# Current position



## IrishMike (May 1, 2005)

Well all,
As I sit here and type I do not know how much to tell.
I do not want anyone to feel too badly but here goes.
I left Belgium on Wednesday nigh headding south for the sun.
I planned to stay at the Aire in Millery (Mosell) bu t when I arrived there at aroung 12.30 AM it was completly full and also full of Younger people sitting around drinking ETc. So we decided to move on. Pick the next nearest on the Tomtom and drive there but it doen't esist. I am in trouble not are she who must be obeyed is very tired.
Nothing else for it head for the peage and park in the parking at the toll booths. Nice Save! Actually not a bad place to stop also,
Next day head further south using the Auto route to speed it up.
Decide on a place to stay! 
Very nervous but I try another Aire in Crest (I think) but what a good choice. The Aire is in a carpark in a medevil town with a huge castle over looking it. Not busy and plenty of shady parking.
Off next morning after dumping and filling and we head for the coast.
We stop in the Aire in Aigues Mortes and have a look around. But a 7 Euro for the night with no shade and it is very tightly parked we decide to head on to a campsite (expensve) with a pool.
Last leg of the out biund and we head to Spain where I am now sitting by the pool in the bar using the free Wifi to send this.
This by the way is a campsite I use a lot and it is half the price of the one I stayed at in France. 
Isn't Spain Great.
Mike


----------



## whistlinggypsy (May 1, 2005)

Well mike are you going to tell the name of the site in spain, have a good one and take a dram for me.

Bob


----------



## Pusser (May 9, 2005)

Me too. I'd like to know where. Have a great time as if you are not already.


----------



## IrishMike (May 1, 2005)

Well,
the low down is the site is one I have visited before and because of that I get a discount.
My price today is under 17 euro per day for me, my better half, My future and my hound. 
This is I think without electricty. 
But the internet is free in the bar (perfect excuse) unfortunaltey not in the Van but life is not perfect.
The weather for those interested has been too hot with it getting to 37 degrees most days (except today when it has dropped to a lovely 27 becauise of the cloud). 
Normally I expect that the site would be empty but it is almost ful with a mixture of tuggers and MHrs.
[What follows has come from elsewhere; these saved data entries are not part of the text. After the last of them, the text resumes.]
static std::atomic<int> g_gemm_tile{0};
static std::atomic<int> g_gemm_epi{0};
static std::atomic<int> g_gemm_res_pf{0};
static std::atomic<int> g_gemm_group{0};

static std::atomic<int> g_gemm_persist{0};

static int cu_count() {
  static const int n = [] {
    int dev = 0, v = 0;
    if (hipGetDevice(&dev) != hipSuccess || hipDeviceGetAttribute(&v, hipDeviceAttributeMultiprocessorCount, dev) != hipSuccess) v = 0;
    return v;
  }();
  return n;
}

static int loop_workgroups(const xvit_gemm_args* a, const GemmParams& p, int grid_z) {
  const int opt = g_gemm_persist.load(std::memory_order_relaxed);
  if (opt == 1 || a->layout == XVIT_GEMM_TN || grid_z != 1) return 0;
  const int tiles = p.ntm * p.ntn;
  if (opt >= 2) return std::min(tiles, opt);
  const int cus = cu_count();
  if (cus <= 0 || tiles < 2 * cus) return 0;
  if (p.K > 768 || (p.act != XVIT_ACT_NONE && !p.aux_deriv)) return 0;
  return cus;
}

static bool use_big_tile(const xvit_gemm_args* a) {
  if (a->M < 256 || a->N < 256 || g_gemm_tile.load(std::memory_order_relaxed) == 1) return false;
  if (g_gemm_tile.load(std::memory_order_relaxed) == 2) return true;
  const int64_t big_blocks = (int64_t)((a->M + 255) / 256) * ((a->N + 255) / 256) * a->batch * (a->split_k > 0 ? a->split_k : 1);
  return big_blocks > 128;
}

static int k_per_split(int K, int split_k) {
  const int ktiles = (K + BK - 1) / BK;
  return ((ktiles + split_k - 1) / split_k) * BK;
}

static void set_tile_grid(GemmParams& p, int tile, int layout, bool grouped = true) {
  p.ntm = (p.M + tile - 1) / tile; p.ntn = (p.N + tile - 1) / tile;
  p.ncg = p.ntn;
  if (grouped) {
    const int forced = g_gemm_group.load(std::memory_order_relaxed);
    p.ncg = forced > 0 ? std::min(forced, p.ntn) : (layout == XVIT_GEMM_NT && p.ntn >= 6 ? 3 : p.ntn);
  }
}

template <bool A_KS, bool B_KS, int WIDE_ACT, int GATHER = 0>
static void launch_big(const GemmParams& p, int grid_z, hipStream_t s) {
  launch_lds<gemm_big_kernel<A_KS, B_KS, WIDE_ACT, GATHER>, T_LDS, 512>(dim3(p.ntm * p.ntn, 1, grid_z), s, p);
}
template <bool B_KS, int WIDE_ACT>
static void launch_loop(const GemmParams& p, int wgs, hipStream_t s) {
  launch_lds<gemm_big_loop_kernel<B_KS, WIDE_ACT>, T_LDS, 512>(dim3(wgs, 1, 1), s, p);
}
template <bool A_KS, bool B_KS>
static void launch_small(const GemmParams& p, int grid_z, hipStream_t s) {
  launch_lds<gemm_kernel<A_KS, B_KS>, GEMM_LDS, 256>(dim3(p.ntm * p.ntn, 1, grid_z), s, p);
}
static void launch_splitk_reduce(const GemmParams& p, int nbatch, hipStream_t s) {
  const int64_t work = (int64_t)nbatch * p.M * (p.N / 4);
  const int g = (int)((work + 255) / 256 > 4096 ? 4096 : (work + 255) / 256);
  hipLaunchKernelGGL(splitk_epilogue_kernel, dim3(g), dim3(256), 0, s, p, nbatch);
}

extern "C" int xvit_set_option(const char* name, int value) {
  XVIT_REQUIRE(name != nullptr, "xvit_set_option: null name");
  const std::string n(name);
  if (n == "gemm_tile") { XVIT_REQUIRE(value >= 0 && value <= 2, "xvit_set_option: gemm_tile must be 0 (auto), 1 (128x128 only) or 2 (256x256 whenever M, N >= 256)"); g_gemm_tile = value; return 0; }
  if (n == "gemm_group") { XVIT_REQUIRE(value >= 0 && value <= 4096, "xvit_set_option: gemm_group must be in [0, 4096]"); g_gemm_group = value; return 0; }
  if (n == "gemm_epilogue") { XVIT_REQUIRE(value == 0 || value == 1, "xvit_set_option: gemm_epilogue must be 0 (auto) or 1 (narrow)"); g_gemm_epi = value; return 0; }
  if (n == "gemm_persistent") { XVIT_REQUIRE(value >= 0 && value <= 4096, "xvit_set_option: gemm_persistent must be 0 (auto), 1 (one workgroup per tile) or 2..4096 (the tile loop on at most that many workgroups)"); g_gemm_persist = value; return 0; }
  if (n == "gemm_res_prefetch") { XVIT_REQUIRE(value == 0 || value == 1, "xvit_set_option: gemm_res_prefetch must be 0 (one region ahead) or 1 (in the body)"); g_gemm_res_pf = value; return 0; }
  if (n == "attn_peel") { XVIT_REQUIRE(value >= 0 && value <= 2, "xvit_set_option: attn_peel must be 0 (token 0 stays on the tile grid), 1 (auto: large grids) or 2 (whenever N = 64 m + 1)"); set_attn_peel(value); return 0; }
  set_error("xvit_set_option: unknown option '%s'", name);
  return XVIT_ERR_ARG;
}

extern "C" int64_t xvit_gemm_workspace_bytes(const xvit_gemm_args* a) {
  if (!a || a->split_k <= 1) return 0;
  return (int64_t)a->split_k * a->batch * a->M * a->N * (int64_t)sizeof(float);
}

extern "C" int xvit_gemm(const xvit_gemm_args* a, xvit_stream_t stream) {
  XVIT_REQUIRE(a != nullptr, "xvit_gemm: null args");
  XVIT_REQUIRE(a->layout >= 0 && a->layout <= 2, "xvit_gemm: bad layout %d", a->layout);
  XVIT_REQUIRE(a->M > 0 && a->N > 0 && a->K > 0 && a->batch > 0, "xvit_gemm: M,N,K,batch must be > 0 (got %d,%d,%d,%d)", a->M, a->N, a->K, a->batch);
  XVIT_REQUIRE(a->A && a->B && a->C, "xvit_gemm: null A/B/C");
  const bool a_ks = a->layout == XVIT_GEMM_TN, b_ks = a->layout != XVIT_GEMM_NT;
  XVIT_REQUIRE(a_ks || a->K % 64 == 0, "xvit_gemm: K=%d must be a multiple of 64 when A is k-contiguous", a->K);
  XVIT_REQUIRE(b_ks || a->K % 64 == 0, "xvit_gemm: K=%d must be a multiple of 64 when B is k-contiguous", a->K);
  XVIT_REQUIRE(a->N % 4 == 0, "xvit_gemm: N=%d must be a multiple of 4 (use xvit_small_linear_*)", a->N);
  XVIT_REQUIRE(a->lda % 8 == 0 && a->ldb % 8 == 0 && a->stride_a % 8 == 0 && a->stride_b % 8 == 0, "xvit_gemm: lda/ldb/strides must be multiples of 8 elements");
  XVIT_REQUIRE(aligned16(a->A) && aligned16(a->B) && aligned16(a->C), "xvit_gemm: A/B/C must be 16-byte aligned");
  XVIT_REQUIRE(a->ldc % 4 == 0 && a->stride_c % 4 == 0, "xvit_gemm: ldc/stride_c must be multiples of 4");
  XVIT_REQUIRE(a->lda >= (a_ks ? a->M : a->K) && a->ldb >= (b_ks ? a->N : a->K) && a->ldc >= a->N, "xvit_gemm: leading dimension smaller than the row length");
  const int64_t a_rows = a_ks ? a->K : a->M, b_rows = b_ks ? a->K : a->N;
  XVIT_REQUIRE(a_rows * a->lda * 2 < (1ll << 31) && b_rows * a->ldb * 2 < (1ll << 31), "xvit_gemm: an operand matrix exceeds 2 GiB (unsupported addressing range)");
  XVIT_REQUIRE(a->split_k >= 1, "xvit_gemm: split_k must be >= 1");
  {
    const int64_t out_rows = a->out_seg_rows > 0 ? (int64_t)a->M + (a->M / a->out_seg_rows + 1) * a->out_seg_skip + a->out_row_off : a->M;
    XVIT_REQUIRE(out_rows * a->ldc * 4 < (1ll << 31) && (!a->aux || (int64_t)a->M * a->ldaux * 2 < (1ll << 31)) &&
                     (!a->residual || (int64_t)a->M * a->ldr * 4 < (1ll << 31)),
                 "xvit_gemm: C / aux / residual of one batch exceed 2 GiB (unsupported addressing range)");
  }
  XVIT_REQUIRE(!(a->accumulate && a->c_dtype != XVIT_F32), "xvit_gemm: accumulate needs fp32 C");
  XVIT_REQUIRE(a->act != XVIT_ACT_DGELU || a->aux, "xvit_gemm: ACT_DGELU needs aux (pre-activation)");
  XVIT_REQUIRE(a->aux_mode == 0 || a->aux_mode == 1, "xvit_gemm: aux_mode must be 0 (aux = pre-activation) or 1 (aux = GELU')");
  if (a->aux) XVIT_REQUIRE(a->ldaux % 4 == 0 && a->ldaux >= a->N && (reinterpret_cast<uintptr_t>(a->aux) & 7) == 0, "xvit_gemm: bad aux layout");
  if (a->residual) XVIT_REQUIRE(a->ldr % 4 == 0 && a->ldr >= a->N && aligned16(a->residual), "xvit_gemm: bad residual layout");
  if (a->bias) XVIT_REQUIRE(aligned16(a->bias) && a->stride_bias % 4 == 0, "xvit_gemm: bias must be 16-byte aligned");
  XVIT_REQUIRE((int64_t)a->batch * a->split_k <= 65535, "xvit_gemm: batch*split_k too large");
  const bool big = use_big_tile(a);
  const int64_t ws_need = xvit_gemm_workspace_bytes(a);
  if (ws_need > 0)
    XVIT_REQUIRE(a->workspace && a->workspace_bytes >= ws_need && aligned16(a->workspace), "xvit_gemm: split_k=%d needs %lld bytes of 16-byte aligned workspace (got %lld)",
                 a->split_k, (long long)ws_need, (long long)a->workspace_bytes);

  GemmParams p;
  p.A = (const bf16*)a->A; p.B = (const bf16*)a->B; p.C = a->C; p.bias = a->bias; p.res = a->residual; p.aux = (bf16*)a->aux;
  p.lda = a->lda; p.ldb = a->ldb; p.ldc = a->ldc; p.ldr = a->ldr; p.ldaux = a->ldaux;
  p.sA = a->stride_a; p.sB = a->stride_b; p.sC = a->stride_c; p.sBias = a->stride_bias; p.sR = a->stride_r; p.sAux = a->stride_aux;
  p.M = a->M; p.N = a->N; p.K = a->K; p.split_k = a->split_k;
  p.k_per_split = k_per_split(a->K, a->split_k);
  p.c_f32 = a->c_dtype == XVIT_F32; p.act = a->act; p.accumulate = a->accumulate;
  p.res_row_mod = a->res_row_mod; p.res_row_off = a->res_row_off;
  p.seg_rows = a->out_seg_rows; p.seg_skip = a->out_seg_skip; p.row_off = a->out_row_off;
  p.slab = ws_need > 0 ? (float*)a->workspace : nullptr;
  p.colsum = a->colsum;
  XVIT_REQUIRE(a->dropout_p >= 0.f && a->dropout_p < 1.f, "xvit_gemm: dropout_p must be in [0, 1)");
  p.drop_p = a->dropout_p; p.drop_inv = 1.0f / (1.0f - a->dropout_p); p.drop_seed = a->dropout_seed;
  p.drop_epoch = a->dropout_p > 0.f ? drop_epoch_ptr() : nullptr;
  p.narrow_epi = g_gemm_epi.load(std::memory_order_relaxed);
  p.res_in_body = g_gemm_res_pf.load(std::memory_order_relaxed);
  p.aux_deriv = a->aux_mode;
  hipStream_t s = (hipStream_t)stream;
  const int gz = a->batch * a->split_k;

  if (big) {
    set_tile_grid(p, TBM, a->layout);
    const bool wide = !p.c_f32 && !p.slab && !p.res && p.seg_rows == 0 && !p.narrow_epi && p.drop_p == 0.f && a->layout != XVIT_GEMM_TN &&
                      ((p.N | (int)p.ldc | (int)p.ldaux) & 7) == 0 && (a->layout == XVIT_GEMM_NT ? p.act != XVIT_ACT_DGELU : p.act != XVIT_ACT_GELU);
    const int lw = wide ? loop_workgroups(a, p, gz) : 0;
    if (wide && a->layout == XVIT_GEMM_NT && p.act == XVIT_ACT_NONE) lw ? launch_loop<false, XVIT_ACT_NONE>(p, lw, s) : launch_big<false, false, XVIT_ACT_NONE>(p, gz, s);
    else if (wide && a->layout == XVIT_GEMM_NT && p.aux_deriv) lw ? launch_loop<false, ACT_GELU_D>(p, lw, s) : launch_big<false, false, ACT_GELU_D>(p, gz, s);
    else if (wide && a->layout == XVIT_GEMM_NT) lw ? launch_loop<false, XVIT_ACT_GELU>(p, lw, s) : launch_big<false, false, XVIT_ACT_GELU>(p, gz, s);
    else if (wide && p.act == XVIT_ACT_NONE) lw ? launch_loop<true, XVIT_ACT_NONE>(p, lw, s) : launch_big<false, true, XVIT_ACT_NONE>(p, gz, s);
    else if (wide && p.aux_deriv) lw ? launch_loop<true, ACT_MULAUX>(p, lw, s) : launch_big<false, true, ACT_MULAUX>(p, gz, s);
    else if (wide) lw ? launch_loop<true, XVIT_ACT_DGELU>(p, lw, s) : launch_big<false, true, XVIT_ACT_DGELU>(p, gz, s);
    else if (a->layout == XVIT_GEMM_NT) launch_big<false, false, -1>(p, gz, s);
    else if (a->layout == XVIT_GEMM_NN) launch_big<false, true, -1>(p, gz, s);
    else launch_big<true, true, -1>(p, gz, s);
  } else {
    set_tile_grid(p, BM, a->layout, false);
    switch (a->layout) {
      case XVIT_GEMM_NT: launch_small<false, false>(p, gz, s); break;
      case XVIT_GEMM_NN: launch_small<false, true>(p, gz, s); break;
      default: launch_small<true, true>(p, gz, s); break;
    }
  }
  if (p.slab) launch_splitk_reduce(p, a->batch, s);
  return check_launch("xvit_gemm");
}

All retired by the look of it but then I can't wait until the same can be said for me.
The campsite is MAS Nou in Ampurabrave on the North east coast (20 minutes over the border)
The only problem today is the bar is colsed and I still have access to the internet.
O well you can't have everything but I suppose the fridge is calling frome a beer with my name on it.
TTFN
Mike


----------



## Pusser (May 9, 2005)

IrishMike said:


> Well,
> the low down is the site is one I have visited before and because of that I get a discount.
> My price today is under 17 euro per day for me, my better half, My future and my hound.
> This is I think without electricty.
> ...


Sorry to hear you have to walk back to the m\home for a beer but sometimes life can be cruel. I think this is it.... 
Mas Nou and is on my list for an appearance one day.


----------